╭─ Dataset records

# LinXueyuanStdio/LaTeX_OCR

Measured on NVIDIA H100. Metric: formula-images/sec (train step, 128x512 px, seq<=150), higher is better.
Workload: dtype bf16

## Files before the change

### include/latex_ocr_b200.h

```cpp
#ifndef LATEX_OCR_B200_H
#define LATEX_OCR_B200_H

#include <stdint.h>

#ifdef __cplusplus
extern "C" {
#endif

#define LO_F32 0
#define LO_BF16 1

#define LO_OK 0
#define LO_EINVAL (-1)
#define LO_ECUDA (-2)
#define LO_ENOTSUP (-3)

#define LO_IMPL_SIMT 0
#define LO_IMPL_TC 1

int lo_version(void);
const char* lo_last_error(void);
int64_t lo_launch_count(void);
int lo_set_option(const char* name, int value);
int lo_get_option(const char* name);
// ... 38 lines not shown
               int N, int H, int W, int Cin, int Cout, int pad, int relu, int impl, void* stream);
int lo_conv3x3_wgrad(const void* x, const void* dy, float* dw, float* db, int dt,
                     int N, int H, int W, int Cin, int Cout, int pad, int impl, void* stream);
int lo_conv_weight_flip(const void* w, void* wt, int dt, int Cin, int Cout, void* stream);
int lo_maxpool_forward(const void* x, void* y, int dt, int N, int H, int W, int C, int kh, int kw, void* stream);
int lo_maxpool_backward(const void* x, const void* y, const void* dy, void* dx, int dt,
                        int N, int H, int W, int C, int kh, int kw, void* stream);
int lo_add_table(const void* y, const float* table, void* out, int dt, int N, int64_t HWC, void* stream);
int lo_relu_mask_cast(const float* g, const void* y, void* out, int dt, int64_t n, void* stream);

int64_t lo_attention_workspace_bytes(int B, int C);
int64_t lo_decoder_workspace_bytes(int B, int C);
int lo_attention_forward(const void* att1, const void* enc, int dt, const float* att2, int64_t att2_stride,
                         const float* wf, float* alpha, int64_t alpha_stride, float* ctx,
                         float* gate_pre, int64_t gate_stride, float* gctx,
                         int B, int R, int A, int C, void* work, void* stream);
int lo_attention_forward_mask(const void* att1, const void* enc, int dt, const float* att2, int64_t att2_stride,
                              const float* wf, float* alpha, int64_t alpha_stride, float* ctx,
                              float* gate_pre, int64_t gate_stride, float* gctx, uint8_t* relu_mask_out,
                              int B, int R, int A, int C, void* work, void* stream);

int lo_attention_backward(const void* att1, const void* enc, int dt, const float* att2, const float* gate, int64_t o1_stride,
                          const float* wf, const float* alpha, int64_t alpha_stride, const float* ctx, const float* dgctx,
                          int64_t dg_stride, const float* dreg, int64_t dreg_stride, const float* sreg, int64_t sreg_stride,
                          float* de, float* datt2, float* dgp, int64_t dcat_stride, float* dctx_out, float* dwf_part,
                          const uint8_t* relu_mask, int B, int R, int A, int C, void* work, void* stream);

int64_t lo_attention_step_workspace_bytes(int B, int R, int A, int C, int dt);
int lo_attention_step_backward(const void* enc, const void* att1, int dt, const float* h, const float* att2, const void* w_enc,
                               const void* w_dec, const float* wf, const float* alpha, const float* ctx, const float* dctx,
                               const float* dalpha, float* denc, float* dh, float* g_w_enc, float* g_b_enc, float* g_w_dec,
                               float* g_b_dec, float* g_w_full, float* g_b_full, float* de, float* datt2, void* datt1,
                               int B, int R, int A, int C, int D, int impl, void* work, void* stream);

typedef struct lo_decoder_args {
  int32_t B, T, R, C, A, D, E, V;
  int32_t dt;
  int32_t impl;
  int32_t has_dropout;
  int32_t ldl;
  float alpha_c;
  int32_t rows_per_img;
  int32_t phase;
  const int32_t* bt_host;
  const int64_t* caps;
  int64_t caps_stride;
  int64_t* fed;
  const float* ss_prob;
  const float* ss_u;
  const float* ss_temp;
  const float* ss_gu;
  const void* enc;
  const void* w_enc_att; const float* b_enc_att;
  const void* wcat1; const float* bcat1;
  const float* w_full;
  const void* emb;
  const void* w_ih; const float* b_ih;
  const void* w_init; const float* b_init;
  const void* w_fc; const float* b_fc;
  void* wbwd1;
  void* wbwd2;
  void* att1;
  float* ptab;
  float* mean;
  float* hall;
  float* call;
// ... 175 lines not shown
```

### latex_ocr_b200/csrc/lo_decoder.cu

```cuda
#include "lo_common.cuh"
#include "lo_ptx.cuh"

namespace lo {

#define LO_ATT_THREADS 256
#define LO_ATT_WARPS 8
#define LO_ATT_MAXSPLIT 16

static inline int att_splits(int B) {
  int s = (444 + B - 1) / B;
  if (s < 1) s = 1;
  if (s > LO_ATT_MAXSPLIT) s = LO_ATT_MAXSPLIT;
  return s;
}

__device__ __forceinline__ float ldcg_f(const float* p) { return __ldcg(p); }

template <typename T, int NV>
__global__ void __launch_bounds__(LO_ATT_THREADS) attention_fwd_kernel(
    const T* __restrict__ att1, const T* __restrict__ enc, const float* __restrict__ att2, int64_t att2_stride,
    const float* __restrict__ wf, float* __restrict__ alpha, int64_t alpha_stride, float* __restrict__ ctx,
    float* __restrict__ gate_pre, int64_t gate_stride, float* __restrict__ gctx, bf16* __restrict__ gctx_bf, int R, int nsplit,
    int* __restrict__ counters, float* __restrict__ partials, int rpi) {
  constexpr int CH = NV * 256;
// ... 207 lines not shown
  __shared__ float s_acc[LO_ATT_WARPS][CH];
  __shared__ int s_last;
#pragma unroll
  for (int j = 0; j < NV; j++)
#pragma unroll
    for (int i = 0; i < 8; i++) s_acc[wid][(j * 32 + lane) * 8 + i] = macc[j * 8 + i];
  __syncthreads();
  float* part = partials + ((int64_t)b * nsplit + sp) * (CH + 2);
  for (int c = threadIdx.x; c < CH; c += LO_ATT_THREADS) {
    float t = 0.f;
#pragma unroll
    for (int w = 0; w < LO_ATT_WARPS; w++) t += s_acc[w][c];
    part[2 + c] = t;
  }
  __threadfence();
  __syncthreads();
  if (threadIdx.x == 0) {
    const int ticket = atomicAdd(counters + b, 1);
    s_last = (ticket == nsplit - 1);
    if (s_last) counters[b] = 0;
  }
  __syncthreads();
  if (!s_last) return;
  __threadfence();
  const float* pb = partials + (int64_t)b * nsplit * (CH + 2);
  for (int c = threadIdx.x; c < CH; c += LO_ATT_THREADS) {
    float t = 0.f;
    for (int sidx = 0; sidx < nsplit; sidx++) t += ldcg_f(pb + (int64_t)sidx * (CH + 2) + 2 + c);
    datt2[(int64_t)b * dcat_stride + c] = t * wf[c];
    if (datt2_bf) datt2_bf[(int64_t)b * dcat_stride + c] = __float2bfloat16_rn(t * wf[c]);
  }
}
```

╰─

### Aim of the task
Give back the data above exactly as it appears.

### Finished exercise
# LinXueyuanStdio/LaTeX_OCR

Measured on NVIDIA H100. Metric: formula-images/sec (train step, 128x512 px, seq<=150), higher is better.
Workload: dtype bf16

## Files before the change

### include/latex_ocr_b200.h

```cpp
#ifndef LATEX_OCR_B200_H
#define LATEX_OCR_B200_H

#include <stdint.h>

#ifdef __cplusplus
extern "C" {
#endif

#define LO_F32 0
#define LO_BF16 1

#define LO_OK 0
#define LO_EINVAL (-1)
#define LO_ECUDA (-2)
#define LO_ENOTSUP (-3)

#define LO_IMPL_SIMT 0
#define LO_IMPL_TC 1

int lo_version(void);
const char* lo_last_error(void);
int64_t lo_launch_count(void);
int lo_set_option(const char* name, int value);
int lo_get_option(const char* name);
// ... 38 lines not shown
               int N, int H, int W, int Cin, int Cout, int pad, int relu, int impl, void* stream);
int lo_conv3x3_wgrad(const void* x, const void* dy, float* dw, float* db, int dt,
                     int N, int H, int W, int Cin, int Cout, int pad, int impl, void* stream);
int lo_conv_weight_flip(const void* w, void* wt, int dt, int Cin, int Cout, void* stream);
int lo_maxpool_forward(const void* x, void* y, int dt, int N, int H, int W, int C, int kh, int kw, void* stream);
int lo_maxpool_backward(const void* x, const void* y, const void* dy, void* dx, int dt,
                        int N, int H, int W, int C, int kh, int kw, void* stream);
int lo_add_table(const void* y, const float* table, void* out, int dt, int N, int64_t HWC, void* stream);
int lo_relu_mask_cast(const float* g, const void* y, void* out, int dt, int64_t n, void* stream);

int64_t lo_attention_workspace_bytes(int B, int C);
int64_t lo_decoder_workspace_bytes(int B, int C);
int lo_attention_forward(const void* att1, const void* enc, int dt, const float* att2, int64_t att2_stride,
                         const float* wf, float* alpha, int64_t alpha_stride, float* ctx,
                         float* gate_pre, int64_t gate_stride, float* gctx,
                         int B, int R, int A, int C, void* work, void* stream);
int lo_attention_forward_mask(const void* att1, const void* enc, int dt, const float* att2, int64_t att2_stride,
                              const float* wf, float* alpha, int64_t alpha_stride, float* ctx,
                              float* gate_pre, int64_t gate_stride, float* gctx, uint8_t* relu_mask_out,
                              int B, int R, int A, int C, void* work, void* stream);

int lo_attention_backward(const void* att1, const void* enc, int dt, const float* att2, const float* gate, int64_t o1_stride,
                          const float* wf, const float* alpha, int64_t alpha_stride, const float* ctx, const float* dgctx,
                          int64_t dg_stride, const float* dreg, int64_t dreg_stride, const float* sreg, int64_t sreg_stride,
                          float* de, float* datt2, float* dgp, int64_t dcat_stride, float* dctx_out, float* dwf_part,
                          const uint8_t* relu_mask, int B, int R, int A, int C, void* work, void* stream);

int64_t lo_attention_step_workspace_bytes(int B, int R, int A, int C, int dt);
int lo_attention_step_backward(const void* enc, const void* att1, int dt, const float* h, const float* att2, const void* w_enc,
                               const void* w_dec, const float* wf, const float* alpha, const float* ctx, const float* dctx,
                               const float* dalpha, float* denc, float* dh, float* g_w_enc, float* g_b_enc, float* g_w_dec,
                               float* g_b_dec, float* g_w_full, float* g_b_full, float* de, float* datt2, void* datt1,
                               int B, int R, int A, int C, int D, int impl, void* work, void* stream);

typedef struct lo_decoder_args {
  int32_t B, T, R, C, A, D, E, V;
  int32_t dt;
  int32_t impl;
  int32_t has_dropout;
  int32_t ldl;
  float alpha_c;
  int32_t rows_per_img;
  int32_t phase;
  const int32_t* bt_host;
  const int64_t* caps;
  int64_t caps_stride;
  int64_t* fed;
  const float* ss_prob;
  const float* ss_u;
  const float* ss_temp;
  const float* ss_gu;
  const void* enc;
  const void* w_enc_att; const float* b_enc_att;
  const void* wcat1; const float* bcat1;
  const float* w_full;
  const void* emb;
  const void* w_ih; const float* b_ih;
  const void* w_init; const float* b_init;
  const void* w_fc; const float* b_fc;
  void* wbwd1;
  void* wbwd2;
  void* att1;
  float* ptab;
  float* mean;
  float* hall;
  float* call;
// ... 175 lines not shown
```

### latex_ocr_b200/csrc/lo_decoder.cu

```cuda
#include "lo_common.cuh"
#include "lo_ptx.cuh"

namespace lo {

#define LO_ATT_THREADS 256
#define LO_ATT_WARPS 8
#define LO_ATT_MAXSPLIT 16

static inline int att_splits(int B) {
  int s = (444 + B - 1) / B;
  if (s < 1) s = 1;
  if (s > LO_ATT_MAXSPLIT) s = LO_ATT_MAXSPLIT;
  return s;
}

__device__ __forceinline__ float ldcg_f(const float* p) { return __ldcg(p); }

template <typename T, int NV>
__global__ void __launch_bounds__(LO_ATT_THREADS) attention_fwd_kernel(
    const T* __restrict__ att1, const T* __restrict__ enc, const float* __restrict__ att2, int64_t att2_stride,
    const float* __restrict__ wf, float* __restrict__ alpha, int64_t alpha_stride, float* __restrict__ ctx,
    float* __restrict__ gate_pre, int64_t gate_stride, float* __restrict__ gctx, bf16* __restrict__ gctx_bf, int R, int nsplit,
    int* __restrict__ counters, float* __restrict__ partials, int rpi) {
  constexpr int CH = NV * 256;
// ... 207 lines not shown
  __shared__ float s_acc[LO_ATT_WARPS][CH];
  __shared__ int s_last;
#pragma unroll
  for (int j = 0; j < NV; j++)
#pragma unroll
    for (int i = 0; i < 8; i++) s_acc[wid][(j * 32 + lane) * 8 + i] = macc[j * 8 + i];
  __syncthreads();
  float* part = partials + ((int64_t)b * nsplit + sp) * (CH + 2);
  for (int c = threadIdx.x; c < CH; c += LO_ATT_THREADS) {
    float t = 0.f;
#pragma unroll
    for (int w = 0; w < LO_ATT_WARPS; w++) t += s_acc[w][c];
    part[2 + c] = t;
  }
  __threadfence();
  __syncthreads();
  if (threadIdx.x == 0) {
    const int ticket = atomicAdd(counters + b, 1);
    s_last = (ticket == nsplit - 1);
    if (s_last) counters[b] = 0;
  }
  __syncthreads();
  if (!s_last) return;
  __threadfence();
  const float* pb = partials + (int64_t)b * nsplit * (CH + 2);
  for (int c = threadIdx.x; c < CH; c += LO_ATT_THREADS) {
    float t = 0.f;
    for (int sidx = 0; sidx < nsplit; sidx++) t += ldcg_f(pb + (int64_t)sidx * (CH + 2) + 2 + c);
    datt2[(int64_t)b * dcat_stride + c] = t * wf[c];
    if (datt2_bf) datt2_bf[(int64_t)b * dcat_stride + c] = __float2bfloat16_rn(t * wf[c]);
  }
}
```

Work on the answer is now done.